# Data for review
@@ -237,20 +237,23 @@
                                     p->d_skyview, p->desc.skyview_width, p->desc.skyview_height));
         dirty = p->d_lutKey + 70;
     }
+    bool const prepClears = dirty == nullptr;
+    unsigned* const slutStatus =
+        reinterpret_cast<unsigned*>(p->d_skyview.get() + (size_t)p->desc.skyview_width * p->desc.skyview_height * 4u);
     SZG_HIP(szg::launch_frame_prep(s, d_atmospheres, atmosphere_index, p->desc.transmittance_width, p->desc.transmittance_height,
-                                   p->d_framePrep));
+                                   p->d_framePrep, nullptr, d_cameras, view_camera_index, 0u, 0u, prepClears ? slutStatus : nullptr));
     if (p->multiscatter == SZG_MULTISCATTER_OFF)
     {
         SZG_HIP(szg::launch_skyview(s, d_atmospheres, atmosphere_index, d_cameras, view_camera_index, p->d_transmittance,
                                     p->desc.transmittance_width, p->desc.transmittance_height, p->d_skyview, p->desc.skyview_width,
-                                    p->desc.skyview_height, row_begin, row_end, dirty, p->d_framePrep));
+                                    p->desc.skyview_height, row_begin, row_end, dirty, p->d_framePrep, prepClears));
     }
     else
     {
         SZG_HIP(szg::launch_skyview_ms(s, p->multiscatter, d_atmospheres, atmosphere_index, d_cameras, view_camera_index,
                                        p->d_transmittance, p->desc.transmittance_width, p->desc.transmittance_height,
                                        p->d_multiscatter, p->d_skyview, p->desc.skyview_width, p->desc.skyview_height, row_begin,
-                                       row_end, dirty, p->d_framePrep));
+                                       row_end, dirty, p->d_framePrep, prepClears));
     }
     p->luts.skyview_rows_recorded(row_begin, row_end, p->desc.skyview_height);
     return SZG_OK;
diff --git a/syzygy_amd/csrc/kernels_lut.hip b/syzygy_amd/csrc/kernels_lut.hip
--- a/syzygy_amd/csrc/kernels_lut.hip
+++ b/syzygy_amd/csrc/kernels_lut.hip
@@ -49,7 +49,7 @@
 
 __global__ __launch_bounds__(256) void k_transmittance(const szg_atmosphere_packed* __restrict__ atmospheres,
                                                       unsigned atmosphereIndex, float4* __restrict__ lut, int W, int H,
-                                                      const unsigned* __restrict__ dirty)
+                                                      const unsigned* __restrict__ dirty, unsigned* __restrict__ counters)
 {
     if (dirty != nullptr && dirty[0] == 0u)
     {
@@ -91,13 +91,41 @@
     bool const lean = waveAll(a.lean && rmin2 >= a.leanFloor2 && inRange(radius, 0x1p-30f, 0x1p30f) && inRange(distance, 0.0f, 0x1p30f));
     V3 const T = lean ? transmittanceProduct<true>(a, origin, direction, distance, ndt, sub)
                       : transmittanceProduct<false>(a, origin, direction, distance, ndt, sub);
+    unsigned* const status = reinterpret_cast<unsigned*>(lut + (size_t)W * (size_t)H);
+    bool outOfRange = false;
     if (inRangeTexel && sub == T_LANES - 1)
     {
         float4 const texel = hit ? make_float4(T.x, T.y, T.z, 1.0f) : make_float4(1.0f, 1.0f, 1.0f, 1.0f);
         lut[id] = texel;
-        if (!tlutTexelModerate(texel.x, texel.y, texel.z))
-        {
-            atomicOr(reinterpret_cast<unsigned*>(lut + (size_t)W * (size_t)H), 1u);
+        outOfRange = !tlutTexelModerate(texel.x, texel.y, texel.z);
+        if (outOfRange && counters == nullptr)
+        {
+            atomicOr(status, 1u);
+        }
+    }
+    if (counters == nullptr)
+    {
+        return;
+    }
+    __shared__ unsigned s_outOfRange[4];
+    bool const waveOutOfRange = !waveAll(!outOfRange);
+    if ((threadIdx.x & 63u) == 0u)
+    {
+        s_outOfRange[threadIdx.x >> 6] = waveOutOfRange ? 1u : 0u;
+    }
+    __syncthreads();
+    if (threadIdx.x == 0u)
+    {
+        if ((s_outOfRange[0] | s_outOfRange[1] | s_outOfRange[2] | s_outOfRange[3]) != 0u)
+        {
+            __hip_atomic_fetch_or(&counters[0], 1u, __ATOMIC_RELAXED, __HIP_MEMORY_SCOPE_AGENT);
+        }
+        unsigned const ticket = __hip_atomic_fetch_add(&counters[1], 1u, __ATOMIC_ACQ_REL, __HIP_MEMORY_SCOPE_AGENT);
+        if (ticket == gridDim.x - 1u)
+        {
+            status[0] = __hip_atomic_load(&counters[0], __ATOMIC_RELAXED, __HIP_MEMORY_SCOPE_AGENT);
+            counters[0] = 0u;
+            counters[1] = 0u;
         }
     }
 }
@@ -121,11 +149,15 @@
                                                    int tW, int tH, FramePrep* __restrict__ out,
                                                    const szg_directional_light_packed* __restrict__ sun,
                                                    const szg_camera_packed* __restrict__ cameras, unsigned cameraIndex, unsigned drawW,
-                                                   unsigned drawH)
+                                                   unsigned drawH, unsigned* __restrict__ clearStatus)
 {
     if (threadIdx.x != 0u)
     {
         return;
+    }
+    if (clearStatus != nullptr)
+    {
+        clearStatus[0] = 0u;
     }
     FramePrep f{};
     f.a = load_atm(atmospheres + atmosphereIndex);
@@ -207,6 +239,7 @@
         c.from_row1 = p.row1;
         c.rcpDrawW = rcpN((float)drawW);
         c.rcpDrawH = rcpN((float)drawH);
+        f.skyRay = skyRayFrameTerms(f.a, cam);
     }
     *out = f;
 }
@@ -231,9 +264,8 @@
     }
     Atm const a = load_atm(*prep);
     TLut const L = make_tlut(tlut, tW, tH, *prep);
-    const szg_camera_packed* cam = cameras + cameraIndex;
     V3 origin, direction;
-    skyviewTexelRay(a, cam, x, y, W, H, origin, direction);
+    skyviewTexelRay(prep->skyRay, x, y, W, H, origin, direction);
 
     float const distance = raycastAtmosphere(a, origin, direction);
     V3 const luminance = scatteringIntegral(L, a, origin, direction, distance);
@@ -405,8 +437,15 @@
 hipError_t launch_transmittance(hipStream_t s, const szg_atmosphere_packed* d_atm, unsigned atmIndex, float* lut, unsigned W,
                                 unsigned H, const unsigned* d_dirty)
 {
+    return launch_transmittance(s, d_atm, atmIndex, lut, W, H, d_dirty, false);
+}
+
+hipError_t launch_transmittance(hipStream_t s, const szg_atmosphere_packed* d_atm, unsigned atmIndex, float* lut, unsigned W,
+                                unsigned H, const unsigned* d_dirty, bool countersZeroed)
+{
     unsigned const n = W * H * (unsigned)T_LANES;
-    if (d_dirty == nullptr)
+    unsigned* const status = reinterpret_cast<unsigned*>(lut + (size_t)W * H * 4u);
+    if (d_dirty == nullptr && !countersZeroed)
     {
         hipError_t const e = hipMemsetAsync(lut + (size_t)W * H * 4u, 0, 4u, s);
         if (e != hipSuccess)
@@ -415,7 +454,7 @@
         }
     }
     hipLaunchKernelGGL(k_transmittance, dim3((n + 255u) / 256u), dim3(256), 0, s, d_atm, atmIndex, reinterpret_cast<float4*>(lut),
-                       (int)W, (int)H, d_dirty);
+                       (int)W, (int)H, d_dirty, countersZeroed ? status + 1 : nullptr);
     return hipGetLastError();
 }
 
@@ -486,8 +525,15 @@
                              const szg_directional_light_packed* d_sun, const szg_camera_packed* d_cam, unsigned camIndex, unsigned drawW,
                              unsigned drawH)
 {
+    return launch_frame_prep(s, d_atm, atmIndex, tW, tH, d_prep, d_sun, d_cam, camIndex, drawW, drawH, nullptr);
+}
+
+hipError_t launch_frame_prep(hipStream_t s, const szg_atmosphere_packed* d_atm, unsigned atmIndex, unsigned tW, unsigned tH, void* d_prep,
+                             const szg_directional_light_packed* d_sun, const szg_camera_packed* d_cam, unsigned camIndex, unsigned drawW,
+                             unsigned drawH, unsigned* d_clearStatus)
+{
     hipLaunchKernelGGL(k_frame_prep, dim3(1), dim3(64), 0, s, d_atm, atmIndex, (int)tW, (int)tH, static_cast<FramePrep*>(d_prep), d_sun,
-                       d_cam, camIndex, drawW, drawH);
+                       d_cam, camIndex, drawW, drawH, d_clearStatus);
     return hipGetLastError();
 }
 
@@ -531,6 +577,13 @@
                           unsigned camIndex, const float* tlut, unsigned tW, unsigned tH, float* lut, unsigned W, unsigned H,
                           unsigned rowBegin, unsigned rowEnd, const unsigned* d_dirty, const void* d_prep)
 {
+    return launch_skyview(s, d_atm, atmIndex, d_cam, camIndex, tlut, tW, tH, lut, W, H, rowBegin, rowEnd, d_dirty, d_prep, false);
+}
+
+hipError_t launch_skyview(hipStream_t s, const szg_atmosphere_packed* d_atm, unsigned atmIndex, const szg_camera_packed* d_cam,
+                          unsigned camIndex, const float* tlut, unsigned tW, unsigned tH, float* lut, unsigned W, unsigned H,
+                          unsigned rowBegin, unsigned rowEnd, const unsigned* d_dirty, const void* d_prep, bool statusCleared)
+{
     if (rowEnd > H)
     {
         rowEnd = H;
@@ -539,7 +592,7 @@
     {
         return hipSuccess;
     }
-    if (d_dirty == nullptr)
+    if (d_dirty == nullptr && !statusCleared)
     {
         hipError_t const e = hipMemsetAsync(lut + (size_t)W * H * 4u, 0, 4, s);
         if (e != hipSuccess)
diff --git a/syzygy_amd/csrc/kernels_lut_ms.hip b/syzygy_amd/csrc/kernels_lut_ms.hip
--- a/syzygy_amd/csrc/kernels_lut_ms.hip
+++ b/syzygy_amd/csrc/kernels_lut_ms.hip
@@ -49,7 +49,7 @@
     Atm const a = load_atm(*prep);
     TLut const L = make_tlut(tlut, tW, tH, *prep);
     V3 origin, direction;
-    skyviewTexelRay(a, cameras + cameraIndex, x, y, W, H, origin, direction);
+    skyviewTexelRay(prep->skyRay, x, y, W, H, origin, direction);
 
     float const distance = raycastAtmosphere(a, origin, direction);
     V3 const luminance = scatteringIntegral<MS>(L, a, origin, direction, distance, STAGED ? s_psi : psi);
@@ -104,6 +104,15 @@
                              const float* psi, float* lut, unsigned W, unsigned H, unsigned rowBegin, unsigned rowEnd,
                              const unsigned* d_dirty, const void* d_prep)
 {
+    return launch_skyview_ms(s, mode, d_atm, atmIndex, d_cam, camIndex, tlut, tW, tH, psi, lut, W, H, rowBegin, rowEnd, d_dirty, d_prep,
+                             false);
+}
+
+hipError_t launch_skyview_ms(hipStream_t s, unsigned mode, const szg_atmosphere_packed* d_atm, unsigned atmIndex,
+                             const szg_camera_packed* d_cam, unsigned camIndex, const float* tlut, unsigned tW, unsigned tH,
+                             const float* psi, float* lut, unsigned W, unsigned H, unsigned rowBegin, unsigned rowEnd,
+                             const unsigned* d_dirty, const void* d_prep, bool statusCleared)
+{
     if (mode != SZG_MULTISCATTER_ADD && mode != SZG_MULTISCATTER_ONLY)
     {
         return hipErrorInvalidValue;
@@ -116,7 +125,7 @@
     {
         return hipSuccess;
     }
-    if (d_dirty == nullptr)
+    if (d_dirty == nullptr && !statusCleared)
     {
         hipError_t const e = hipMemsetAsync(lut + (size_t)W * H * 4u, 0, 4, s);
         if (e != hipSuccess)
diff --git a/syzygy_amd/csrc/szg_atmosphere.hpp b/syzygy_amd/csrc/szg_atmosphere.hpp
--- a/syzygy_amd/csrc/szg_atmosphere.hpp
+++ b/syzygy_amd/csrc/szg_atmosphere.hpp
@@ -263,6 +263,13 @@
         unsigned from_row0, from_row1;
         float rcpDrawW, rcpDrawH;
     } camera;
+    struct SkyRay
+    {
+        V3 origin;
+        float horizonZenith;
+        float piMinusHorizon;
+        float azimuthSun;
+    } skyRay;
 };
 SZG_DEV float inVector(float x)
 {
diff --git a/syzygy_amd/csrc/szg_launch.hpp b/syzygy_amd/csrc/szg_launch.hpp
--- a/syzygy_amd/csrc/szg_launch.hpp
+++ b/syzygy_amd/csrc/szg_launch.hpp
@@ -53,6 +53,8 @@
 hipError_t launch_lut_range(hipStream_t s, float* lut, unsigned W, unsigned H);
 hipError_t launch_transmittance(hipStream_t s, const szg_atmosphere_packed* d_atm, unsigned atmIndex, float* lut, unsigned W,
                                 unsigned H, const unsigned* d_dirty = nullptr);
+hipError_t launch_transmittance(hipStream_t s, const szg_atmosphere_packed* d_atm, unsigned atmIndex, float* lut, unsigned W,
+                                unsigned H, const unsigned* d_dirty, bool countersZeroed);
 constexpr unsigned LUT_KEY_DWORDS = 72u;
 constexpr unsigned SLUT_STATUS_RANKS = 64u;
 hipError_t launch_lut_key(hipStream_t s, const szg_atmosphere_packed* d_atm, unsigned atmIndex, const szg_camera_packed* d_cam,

# Your task
Within the entries above, how many lines contain "countersZeroed"? Respond with the number only.

# Exercise output
4